template <int CR, int CO, int MODE, int EPI>
__global__ __launch_bounds__(256) void conv_gemm_kernel(const float *__restrict__ src, const float *__restrict__ wgt,
                                                         const float *__restrict__ bias, float *__restrict__ dst,
                                                         ConvGeom g)
{
    constexpr int KC = CR >= 32 ? 32 : CR;
// ... 1374 lines not shown
template <bool GBN = false>
__global__ __launch_bounds__(256, 2) void conv_wgrad_clip_bf16_kernel(const float *__restrict__ x, const float *__restrict__ dz,
                                                                       float *__restrict__ dw, int B, int H, int W, BnBwdArgs bn)
{
    constexpr int CIN = 16, COUT = 32, KS = 5;
    extern __shared__ __attribute__((aligned(16))) unsigned char ctile[];
    const int lane = threadIdx.x & 63, wave = __builtin_amdgcn_readfirstlane(threadIdx.x >> 6), li = lane & 15, lq = lane >> 4;
    const int nt = wave & 1, tg = wave >> 1;
    const int HP = H + 2, WP = W + 2, HW = H * W, NPIX = HP * WP;
    const int XPL = NPIX * 32, DPL = (HW + 1) * 32;
    unsigned char *Xs = ctile, *Ds = ctile + 3 * XPL;
    for (int i = threadIdx.x; i < (3 * XPL + 6 * DPL) / 4; i += 256) reinterpret_cast<unsigned *>(ctile)[i] = 0u;

    int xaddr[KS][2], daddr[KS][2];
#pragma unroll
    for (int ks = 0; ks < KS; ++ks)
#pragma unroll
        for (int rd = 0; rd < 2; ++rd) {
            const int pq = 32 * ks + 16 * rd + 4 * lq + (li >> 2);
            const bool ok = pq < HW;
            const int oh = ok ? pq / W : 0, ow = ok ? pq - oh * W : 0;
            xaddr[ks][rd] = (oh * WP + ow) * 32 + (li & 3) * 8;
            daddr[ks][rd] = (ok ? pq : HW) * 32 + (li & 3) * 8 + nt * DPL;
        }
    auto frag = [&](const unsigned char *p0, const unsigned char *p1) -> bf16x8 {
        union { struct { s16x4 lo, hi; } s; bf16x8 v; } u;
        u.s.lo = lds_read_tr16(p0);
        u.s.hi = lds_read_tr16(p1);
        return u.v;
    };

    f32x4 acc[5];
#pragma unroll
    for (int t = 0; t < 5; ++t) acc[t] = (f32x4){0.f, 0.f, 0.f, 0.f};

    constexpr int PX = 3, PD = 5;
    const int nx4 = HW * (CIN / 4), nd4 = HW * (COUT / 4);
    f32x4 px[PX], pd[PD], pz[GBN ? PD : 1];
    unsigned pa[GBN ? PD : 1];
    constexpr int F4 = COUT / 4;
    float gi[4], mean[4], inv[4], k2[4], k3[4];
    const int Wp = W / 2, nwin = (H / 2) * Wp;
    int cq[GBN ? PD : 1], ce[GBN ? PD : 1];
    if (GBN) {
#pragma unroll
        for (int e = 0; e < 4; ++e) {
            const int c = 4 * (threadIdx.x % F4) + e;
            inv[e] = bn.inv[c]; gi[e] = bn.gamma[c] * inv[e]; mean[e] = bn.mean[c];
            if (!bn.acc) { k2[e] = bn.k2[c]; k3[e] = bn.k3[c]; }
        }
        if (bn.acc) bn_bwd_k_from_acc(bn, COUT, threadIdx.x % F4, false, k2, k3);
#pragma unroll
        for (int j = 0; j < PD; ++j) {
            const int i = threadIdx.x + 256 * j, pix = i / F4, c4 = i % F4, y = pix / W, xx = pix - y * W;
            const bool in = i < nd4 && y < 2 * (H / 2) && xx < 2 * Wp;
            cq[j] = in ? ((y >> 1) * Wp + (xx >> 1)) * F4 + c4 : -1;
            ce[j] = (y & 1) * 2 + (xx & 1);
        }
    }
    auto prefetch = [&](int b) {
        const f32x4 *xs = reinterpret_cast<const f32x4 *>(x + (long)b * HW * CIN);
#pragma unroll
        for (int j = 0; j < PX; ++j) { const int i = threadIdx.x + 256 * j; px[j] = i < nx4 ? xs[i] : (f32x4){0.f, 0.f, 0.f, 0.f}; }
        if (GBN) {
            const f32x4 *zs = reinterpret_cast<const f32x4 *>(bn.z + (long)b * HW * COUT);
            const f32x4 *gws = reinterpret_cast<const f32x4 *>(bn.gw) + (long)b * nwin * F4;
            const unsigned *ars = reinterpret_cast<const unsigned *>(bn.arg) + (long)b * nwin * F4;
#pragma unroll
            for (int j = 0; j < PD; ++j) {
                const int i = threadIdx.x + 256 * j, q = cq[j] >= 0 ? cq[j] : 0;
                pd[j] = gws[q];
                pa[j] = ars[q];
                pz[j] = i < nd4 ? zs[i] : (f32x4){0.f, 0.f, 0.f, 0.f};
            }
        } else {
            const f32x4 *ds = reinterpret_cast<const f32x4 *>(dz + (long)b * HW * COUT);
#pragma unroll
            for (int j = 0; j < PD; ++j) { const int i = threadIdx.x + 256 * j; pd[j] = i < nd4 ? ds[i] : (f32x4){0.f, 0.f, 0.f, 0.f}; }
        }
    };
    auto form_dz = [&](int j) {
        f32x4 v = pd[j];
#pragma unroll
        for (int e = 0; e < 4; ++e) {
            const float g = (cq[j] >= 0 && (int)((pa[j] >> (8 * e)) & 0xFFu) == ce[j]) ? v[e] : 0.f;
            v[e] = gi[e] * (g - k2[e] - (pz[j][e] - mean[e]) * inv[e] * k3[e]);
        }
        return v;
    };
    auto stage_x = [&](int i, f32x4 v) {
        const int pix = i >> 2, c4 = i & 3, y = pix / W, xx = pix - y * W;
        bf16x4 h, m, l;
        split_bf16(v, h, m, l);
        unsigned char *d = Xs + ((y + 1) * WP + xx + 1) * 32 + c4 * 8;
        *reinterpret_cast<bf16x4 *>(d) = h;
        *reinterpret_cast<bf16x4 *>(d + XPL) = m;
        *reinterpret_cast<bf16x4 *>(d + 2 * XPL) = l;
    };
    auto stage_d = [&](int i, f32x4 v) {
        const int pix = i >> 3, c4 = i & 7;
        bf16x4 h, m, l;
        split_bf16(v, h, m, l);
        unsigned char *d = Ds + (c4 >> 2) * DPL + pix * 32 + (c4 & 3) * 8;
        *reinterpret_cast<bf16x4 *>(d) = h;
        *reinterpret_cast<bf16x4 *>(d + 2 * DPL) = m;
        *reinterpret_cast<bf16x4 *>(d + 4 * DPL) = l;
    };
    if ((int)blockIdx.x < B) prefetch(blockIdx.x);
    for (int b = blockIdx.x; b < B; b += gridDim.x) {
        __syncthreads();
#pragma unroll
        for (int j = 0; j < PX; ++j) { const int i = threadIdx.x + 256 * j; if (i < nx4) stage_x(i, px[j]); }
#pragma unroll
        for (int j = 0; j < PD; ++j) { const int i = threadIdx.x + 256 * j; if (i < nd4) stage_d(i, GBN ? form_dz(j) : pd[j]); }
        if (!GBN && (nx4 > 256 * PX || nd4 > 256 * PD)) {
            const f32x4 *xs = reinterpret_cast<const f32x4 *>(x + (long)b * HW * CIN);
            for (int i = threadIdx.x + 256 * PX; i < nx4; i += 256) stage_x(i, xs[i]);
            const f32x4 *ds = reinterpret_cast<const f32x4 *>(dz + (long)b * HW * COUT);
            for (int i = threadIdx.x + 256 * PD; i < nd4; i += 256) stage_d(i, ds[i]);
        }
        __syncthreads();
        if (b + (int)gridDim.x < B) prefetch(b + gridDim.x);
#pragma unroll
        for (int ks = 0; ks < KS; ++ks) {
            bf16x8 bfr[3];
#pragma unroll
            for (int p = 0; p < 3; ++p) bfr[p] = frag(Ds + 2 * p * DPL + daddr[ks][0], Ds + 2 * p * DPL + daddr[ks][1]);
#pragma unroll
            for (int t = 0; t < 5; ++t) {
                const int tap = tg + 2 * t;
                if (tap < 9) {
                    const int toff = ((tap / 3) * WP + tap % 3) * 32;
                    bf16x8 afr[3];
#pragma unroll
                    for (int p = 0; p < 3; ++p) afr[p] = frag(Xs + p * XPL + toff + xaddr[ks][0], Xs + p * XPL + toff + xaddr[ks][1]);
                    acc[t] = mfma_bf16x6(afr, bfr, acc[t]);
                }
            }
        }
    }
    __syncthreads();
    float *red = reinterpret_cast<float *>(ctile);
#pragma unroll
    for (int t = 0; t < 5; ++t) {
        const int tap = tg + 2 * t;
        if (tap < 9)
#pragma unroll
            for (int r = 0; r < 4; ++r) red[(tap * CIN + 4 * lq + r) * COUT + 16 * nt + li] = acc[t][r];
    }
    __syncthreads();
    for (int idx = threadIdx.x; idx < 9 * CIN * COUT; idx += 256) atomicAdd(dw + idx, red[idx]);
}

========

◆ Instructions for the task
Beginning at the top of the data, please return every line until and including the line containing "for (int i = threadIdx.x;", copied exactly, and nothing past it.

◆ Task output
template <int CR, int CO, int MODE, int EPI>
__global__ __launch_bounds__(256) void conv_gemm_kernel(const float *__restrict__ src, const float *__restrict__ wgt,
                                                         const float *__restrict__ bias, float *__restrict__ dst,
                                                         ConvGeom g)
{
    constexpr int KC = CR >= 32 ? 32 : CR;
// ... 1374 lines not shown
template <bool GBN = false>
__global__ __launch_bounds__(256, 2) void conv_wgrad_clip_bf16_kernel(const float *__restrict__ x, const float *__restrict__ dz,
                                                                       float *__restrict__ dw, int B, int H, int W, BnBwdArgs bn)
{
    constexpr int CIN = 16, COUT = 32, KS = 5;
    extern __shared__ __attribute__((aligned(16))) unsigned char ctile[];
    const int lane = threadIdx.x & 63, wave = __builtin_amdgcn_readfirstlane(threadIdx.x >> 6), li = lane & 15, lq = lane >> 4;
    const int nt = wave & 1, tg = wave >> 1;
    const int HP = H + 2, WP = W + 2, HW = H * W, NPIX = HP * WP;
    const int XPL = NPIX * 32, DPL = (HW + 1) * 32;
    unsigned char *Xs = ctile, *Ds = ctile + 3 * XPL;
    for (int i = threadIdx.x; i < (3 * XPL + 6 * DPL) / 4; i += 256) reinterpret_cast<unsigned *>(ctile)[i] = 0u;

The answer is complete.